Editorials

The Cure of Sickle Cell Disease Is Close: CRISPR Technology

Sickle cell is one incurable disease that affects Africans. The disease has destroyed lives, altered destines, stopped beautiful love stories, and given pain to families. How does sickle cell happen? The red blood cells take an irregular shape or a crescent structure because of low amounts of oxygen. This stops the blood cells from moving through the blood vessels, causing them to clump, and cause problems like stroke, organ damage, and pain.

In 2020, two researchers got the Nobel Prize in Chemistry for inventing the CRISPR-Cas9 technology. CRISPR stands for Clustered Regularly Interspaced Short Palindromic Repeats. This technology edits the sufferers’ genes to help them recover from the disease. Clinical trials carried out saw two patients recover from sickle cell. How can this happen? The CRISPR-Cas9 Gene Editing for Sickle Cell Disease and beta-Thalassemia does the magic.

It edited the genes by removing the gene BCL11A, which is responsible for suppressing fetal hemoglobin production. When this happens, the stem cells can begin to produce fetal hemoglobin in patients with beta thalassemia or sickle cell disease.

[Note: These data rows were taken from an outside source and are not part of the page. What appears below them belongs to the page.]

def _bn_backward(ctx, dy, x, mask, weight, stats):
    dy = dy.contiguous()
    C = x.shape[-1]
    M = x.numel() // C
    nblk = _lib.fn("ddl_bn_bwd_nblk")(M, C)
    f32 = dict(dtype=torch.float32, device=x.device)
    part = torch.empty((nblk + -(-nblk // 32)) * 2 * C, **f32)
    coef = torch.empty(3 * C, **f32)
    sg, sb = grad_sink(ctx.params[0]), grad_sink(ctx.params[1])
    direct = sg is not None and sb is not None
    if direct:
        dgamma, dbeta = sg, sb
    else:
        dgamma = torch.empty_like(weight) if weight is not None else None
        dbeta = torch.empty_like(weight) if weight is not None else None
    given = ctx.bnb.take_for(dy) if ctx.bnb is not None else None
    ctx.bnb = None
    c3 = getattr(ctx, "c3", None)
    fold = c3 is not None and given is not None and ctx.group is None and weight is not None
    dx = None if fold else torch.empty_like(x)
    dres = torch.empty_like(x) if ctx.has_res and (given is None or ctx.group is not None) else None
    if given is not None:
        gpart, nrows = given
        if ctx.group is not None:
            row = torch.empty(2 * C, **f32)
            call("ddl_bn_rows_sum", p(gpart), nrows, 2 * C, p(row), None)
            local = row.clone()
            _group_sum(row, ctx.group)
            call("ddl_bn_bwd_finish", dcode(x), p(dy), None, p(x), p(stats[0]), p(stats[1]), p(weight), M,
                 ctx.m_total, C, 0, p(row), p(local), p(dgamma), p(dbeta), p(coef), p(dx), p(dres), int(direct))
        elif fold:
            ws = gpart[nrows * 2 * C:]
            call("ddl_bn_bwd_coef_from_partials", dcode(x), p(gpart), nrows, p(ws), ws.numel(), p(stats[1]),
                 p(weight), M, C, p(dgamma), p(dbeta), p(coef), int(direct))
            c3.park(dy, x, stats[0], stats[1], coef)
            dx = dy
            if ctx.has_res:
                dres = dy
        else:
            ws = gpart[nrows * 2 * C:]
            call("ddl_bn_bwd_from_partials", dcode(x), p(gpart), nrows, p(ws), ws.numel(), p(dy), p(x),
                 p(stats[0]), p(stats[1]), p(weight), M, C, p(dgamma), p(dbeta), p(coef), p(dx), None,
                 int(direct))
            if ctx.has_res:
                dres = dy
    elif ctx.group is not None:
        call("ddl_bn_bwd_partials", dcode(x), p(dy), p(mask), p(x), p(stats[0]), p(stats[1]), M, C,
             int(ctx.relu), p(part))
        row = torch.empty(2 * C, **f32)
        call("ddl_bn_rows_sum", p(part), nblk, 2 * C, p(row), None)
        local = row.clone()
        _group_sum(row, ctx.group)
        call("ddl_bn_bwd_finish", dcode(x), p(dy), p(mask), p(x), p(stats[0]), p(stats[1]), p(weight), M,
             ctx.m_total, C, int(ctx.relu), p(row), p(local), p(dgamma), p(dbeta), p(coef), p(dx), p(dres),
             int(direct))
    else:
        call("ddl_bn_bwd", dcode(x), p(dy), p(mask), p(x), p(stats[0]), p(stats[1]), p(weight), M, C,
             int(ctx.relu), p(part), p(dgamma), p(dbeta), p(coef), p(dx), p(dres), int(direct))
    if direct:
        grad_ready(ctx.params[0])
        grad_ready(ctx.params[1])
        dgamma = dbeta = None
    if dres is not None and ctx.bridge is not None:
        ctx.bridge.put(dres)
        dres = None
    return dx, dgamma, dbeta, dres
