# grantjr1842/delayed-streams-modeling

Hardware: AMD Instinct MI355X
Metric: real-time stream throughput, stt-1b-en_fr @ bs=64 per GPU (Mimi encode + LM decode per 80 ms frame) (higher is better)
Workload: dtype bf16 weights + bf16 KV, f32 activations as three exact bf16 pieces, f32 accumulate (v_mfma_f32_16x16x32_bf16); 1 GPU; stt-1b-en_fr batch=64 streaming, ring KV cache full (750 frames), Mimi encode + LM decode HIP path; streams_per_gpu=64, parallelism=replicas x1 (independent stream batches, no per-step collective), streams=encoder stream || 2 LM group stream(s)

## Files before the change

delayed-streams-modeling_amd/csrc/dsm_engine.hip:

```cpp
#include <hip/hip_runtime.h>

#include <cmath>
#include <cstdarg>
#include <cstdio>
#include <cstdlib>
#include <cstring>
#include <atomic>
#include <mutex>
#include <shared_mutex>
#include <string>
#include <set>
#include <vector>

#include "../../include/dsm.h"
#include "dsm_config_presets.h"
#include "dsm_kernels.h"
#include "dsm_numerics.h"
#include "dsm_safetensors.h"

static thread_local std::string g_create_error;

#define HIPCHK_E(eng, expr)                                                                         \
  do {                                                                                              \
    hipError_t _e = (expr);                                                                         \
// ... 23 lines not shown
  bool replicate = false;
};

struct TLayerW {
  Linear in_proj, out_proj, ff_in, ff_out;
  float *n1w = nullptr, *n1b = nullptr, *n2w = nullptr, *n2b = nullptr, *ls1 = nullptr, *ls2 = nullptr;
  Linear ca_q, ca_kv, ca_out;
  float *ncw = nullptr, *ncb = nullptr;
};

struct TransformerW {
  dsm_transformer_config cfg{};
  int hidden = 0;
  std::vector<TLayerW> layers;
  float* inv_freq = nullptr;
  bool rope_pos_before = false;
  bool has_ca = false;
  int ca_norm_rms = 0;
};

struct CaState {
  std::vector<void*> k, v;
  uint32_t* last = nullptr;
  uint8_t* act = nullptr;
  float* att = nullptr;
  int smax = 0;
};

struct TransformerState {
  std::vector<void*> k, v;
  uint32_t *pos = nullptr, *idx = nullptr, *start_pos = nullptr, *widx = nullptr;
  float* rope_cs = nullptr;
};

struct RvqW {
  Linear input_proj, output_proj;
  int n_q = 0;
  std::vector<Linear> codebooks;
};

struct MimiW {
  dsm_mimi_config cfg{};
  ConvGeom init_conv, final_conv, downsample;
  struct Stage {
    ConvGeom ra, rb, down;
  };
  std::vector<Stage> stages;
  TransformerW tr;
  RvqW rvq_first, rvq_rest;
  struct DecStage {
    Linear up;
    float* up_bias = nullptr;
    int in_c = 0, out_c = 0, k = 0, stride = 0, T_in = 0;
    ConvGeom ra, rb;
  };
  bool has_decoder = false;
  ConvGeom dec_init, dec_final;
  std::vector<DecStage> dec_stages;
  TransformerW dec_tr;
  float* upsample_w = nullptr;
  const float** emb_ptrs = nullptr;
};

struct MimiState {
  float* pcm = nullptr;
  float* cat_init = nullptr;
  struct Stage {
    float *y = nullptr, *cat_ra = nullptr, *cat_rb = nullptr, *cat_down = nullptr;
  };
  std::vector<Stage> stages;
  float* cat_final = nullptr;
  float *x_tr = nullptr, *xn = nullptr, *q = nullptr, *att = nullptr, *ff = nullptr;
  float* cat_ds = nullptr;
  float* latent = nullptr;
  float *res_first = nullptr, *res_rest = nullptr, *pval = nullptr;
  uint32_t* pidx = nullptr;
  uint32_t* codes = nullptr;
  TransformerState tr;
  ConvStateDesc* descs = nullptr;
  std::vector<ConvStateDesc> h_descs;
  int ds_desc = -1;
  bool first_call = true;
  uint8_t* mask = nullptr;
};
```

The fetal hemoglobin overcomes the effect of the defective hemoglobin that causes sickle cell. What this means is that the patient does not require a donor. The gene-editing has nothing to do with a viral vector-like in electroporation, which has a low risk of off-target gene activation. Electroporation is the fast production of pores into the cells with high voltage.

While Africans await the full use of this technology, we have seen more researchers achieve successful clinical trials on the disease. Today, we have a better way of monitoring the blood cells without the need for biochemical markers or microscopic imaging. This ensures that the disease can be managed successfully.

While the monitoring of sickle cell disease happens when a blood sample is watched under a microscope, it comes with many disadvantages. The process can delay the capture of vital changes and it is time-consuming. Often, this delay can cause permanent cell damage to the sufferer.


However, new monitoring technology has offered new hope for the sufferers, by the use of a microfluidics-based electrical impedance sensor. This sensor makes it easier for tests to be carried out faster and better.

The technology measures the oxygen levels in real-time and mimics what is happening in the sufferer’s blood. Currently, the only cure for this deadly disease is having a bone marrow transplant. The surgery allows the sufferer to receive bone marrow from a healthy, genetically-compatible donor. The problem is that for many adults, these transplants are risky. For the kids, only a few of their relatives can match their blood as donors.

Gene therapies have become the future of treating these patients. We hope in the nearby-future, many Africans can have access to these new treatments as these technologies continue to improve and become widespread. In the mean time, for those yet to have kids, it is important to choose a partner who is compatible with your genotype to avoid issues showing up in the future with your kids.